Richtig, es werden nur bergauf Höhenmeter addiert.
Im Deister wäre das bis zu 300 Hm pro Auffahrt 
Annaturm 405 Hm - Wennigsen ca. 100Hm

Viel Spass im Wald
Roudy
deisterfreun.de


----------



## --- (19. August 2016)

Oldie-Paul schrieb:


> Ich fahre immer erst alle tiefenmeter, dann habe ich richtig energie für die folgenden höhenmeter und komme entspannt grinsend an der jausenstation an.



Hört sich nach unglaublicher Bergab-Langeweile bei dir an. Asphalt? Forstautobahn? Plus-Bike-Fahrer?
Also meine Tiefenmeter sind jedenfalls verdammt anstrengend.


----------



## Oldie-Paul (19. August 2016)

--- schrieb:


> Hört sich nach unglaublicher Bergab-Langeweile bei dir an. Asphalt? Forstautobahn? Plus-Bike-Fahrer?
> Also meine Tiefenmeter sind jedenfalls verdammt anstrengend.


Kommunikationsversuch misslungen.


----------



## JoeArschtreter (19. August 2016)

--- schrieb:


> Hört sich nach unglaublicher Bergab-Langeweile bei dir an. Asphalt? Forstautobahn? Plus-Bike-Fahrer?
> Also meine Tiefenmeter sind jedenfalls verdammt anstrengend.



Was dich anstrengt kostet Oldie-Paul doch nicht einmal ein müdes Lächeln...


----------



## iMattmax (21. August 2016)

Wenn Eure ganzen Mutmaßungen stimmen, dann habe die heute bei Olympia (und wahrscheinlich auch gestern) eine Falschmeldung gesendet. Es wurde berichtet, dass die MTB'er ihr Rennen nach drei Runden mit über 1000 Hm abgeschlossen haben.
Nachdem was hier von einigen zum Besten gegeben wurde, hätten die auf ihren Runden Null (0) Hm abgeschlossen, weil Start und Ziel auf der gleichen Höhe über NN lag, bzw. liegt. 

getapatalked


----------



## scratch_a (21. August 2016)

Kennt heutzutage keiner mehr Ironie? Die Beiträge hier strotzen davon!


----------



## iMattmax (21. August 2016)

scratch_a schrieb:


> Kennt heutzutage keiner mehr Ironie? Die Beiträge hier strotzen davon!


Hmmmm..... lass mich mal überlegen... eher Nein!
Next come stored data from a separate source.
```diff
@@ -1997,11 +2009,11 @@
         lin_vec_item<NX, NU>(a, b, e);
     }
 }
-template <int MODEL>
+template <int MODEL, bool have_val = false>
 __device__ CLW_FN void lin_wave(const LinArgs &a, const BoundsArgs &ba, int b, int lane) {
     constexpr int NX = dyn::Dims<MODEL>::NX, NU = dyn::Dims<MODEL>::NU, NZ = NX + NU;
     const int n = NZ * a.N + NX;
-    if (lane < a.N) lin_val_item<MODEL>(a, b, lane);
+    if (!have_val && lane < a.N) lin_val_item<MODEL>(a, b, lane);
     wla::wsync_mem();
     for (int t = lane; t < a.N * NZ; t += 64) lin_tan_item<MODEL>(a, b, t / NZ, t % NZ);
     for (int e = lane; e < n; e += 64) lin_vec_item<NX, NU>(a, b, e);
@@ -2160,11 +2172,14 @@
     }
 }
 template <int MODEL>
-__device__ CLW_FN void cl_shift_wave(const ClArgs &a, int b, int lane) {
+__device__ CLW_FN void cl_shift_wave(const ClArgs &a, int b, int lane, const double *tail = nullptr) {
     constexpr int NX = dyn::Dims<MODEL>::NX, NU = dyn::Dims<MODEL>::NU;
     double *X = a.Xn + (size_t)b * (a.N + 1) * NX, *U = a.Un + (size_t)b * a.N * NU;
     double xp[NX];
-    if (lane == 0) cl_shift_tail<MODEL>(a, b, xp);
+    if (lane == 0) {
+        if (tail) for (int i = 0; i < NX; i++) xp[i] = tail[i];
+        else cl_shift_tail<MODEL>(a, b, xp);
+    }
     constexpr int PX = (64 * NX + 63) / 64, PU = (63 * NU + 63) / 64;
     double vx[PX], vu[PU];
 #pragma unroll
@@ -2177,6 +2192,44 @@
 #pragma unroll
     for (int i = 0; i < PU; i++) { const int o = lane + 64 * i; if (o < (a.N - 1) * NU) U[o] = vu[i]; }
     if (lane == 0) for (int i = 0; i < NX; i++) X[(size_t)a.N * NX + i] = xp[i];
+    wla::wsync_mem();
+}
+enum { CLP_STEP = 0, CLP_LAST = 1, CLP_PRIME = 2, CLP_FIRST = 3 };
+template <int MODEL>
+__device__ CLW_FN void cl_dyn_pass_wave(const ClArgs &a, const LinArgs &lin, double *xpb, double *pinf, int updated, const double *w, int b, int lane, int mode) {
+    constexpr int NX = dyn::Dims<MODEL>::NX, NU = dyn::Dims<MODEL>::NU;
+    const int N = a.N;
+    const double *X = a.Xn + (size_t)b * (N + 1) * NX, *U = a.Un + (size_t)b * N * NU;
+    const int sh = mode == CLP_FIRST ? 0 : 1;
+    for (int k = lane; k < N + 2; k += 64) {
+        const double *xg = k <= N ? X + (size_t)k * NX : a.xmeas + (size_t)b * NX;
+        const double *ug = k < N ? U + (size_t)k * NU : k == N ? U + (size_t)(N - 1) * NU : U;
+        const bool keep = mode != CLP_LAST && k >= sh && k < N + sh;
+        const size_t slot = keep ? (size_t)b * N + (k - sh) : (size_t)lin.B * N + b;
+        dyn_stages_g<MODEL>(xg, ug, lin.stage + slot * 3 * NX, lin.tape + slot * 4 * dyn::NT_MAX, xpb + (size_t)k * NX);
+    }
+    wla::wsync_mem();
+    double mx = -1e300;
+    for (int k = lane; k <= N; k += 64) {
+        const double *xp = xpb + (size_t)k * NX, *xn = k < N ? X + (size_t)(k + 1) * NX : xp;
+        const bool keep = mode != CLP_LAST && k >= sh && k < N + sh;
+        double *c = lin.c + ((size_t)b * N + (k - sh)) * NX;
+        for (int i = 0; i < NX; i++) {
+            const double d = xp[i] - xn[i];
+            if (k < N) mx = fmax(mx, d);
+            if (keep) c[i] = d;
+        }
+    }
+    mx = wla::wave_max(mx);
+    if (mode <= CLP_LAST) {
+        if (updated && lane == 0) pinf[b] = mx;
+        if (lane < NU) a.u0[(size_t)b * NU + lane] = U[lane];
+        if (lane < NX) {
+            double s = xpb[(size_t)(N + 1) * NX + lane];
+            if (w) for (int j = 0; j < NX; j++) s += a.E[lane * NX + j] * w[(size_t)b * NX + j];
+            a.xmeas[(size_t)b * NX + lane] = s;
+        }
+    }
     wla::wsync_mem();
 }
 template <int MODEL>
```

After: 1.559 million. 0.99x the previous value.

Achtung dieser Beitrag könnte Ironie enthalten!

getapatalked


----------



## MTB-News.de




----------



## aka (22. August 2016)

Hm, die Messung von Hoehenmetern ist in der Tat problematisch....
http://users.math.yale.edu/~bbm3/web_pdfs/howLongIsTheCoastOfBritain.pdf


----------



## Oldie-Paul (24. August 2016)

aka schrieb:


> Hm, die Messung von Hoehenmetern ist in der Tat problematisch....
> http://users.math.yale.edu/~bbm3/web_pdfs/howLongIsTheCoastOfBritain.pdf


Man fahre eine trail am albtrauf (höhenweg xy), dann hat man vielleicht 2,5 größenordnungen von selbstähnlichen gemeinheiten auf gleicher höhe. Gut mit dem 29er sind es nur 2,4. Aber auch dann ist man echt fix und fertig. Das ganze bringt mich auf eine experimentelle idee. Den gps-empfänger an einen festen platz legen, ein wenig unter bäumen und dann liegen lassen, bis die batterie schlapp macht. Wieviel höhenmeter zeigt er an?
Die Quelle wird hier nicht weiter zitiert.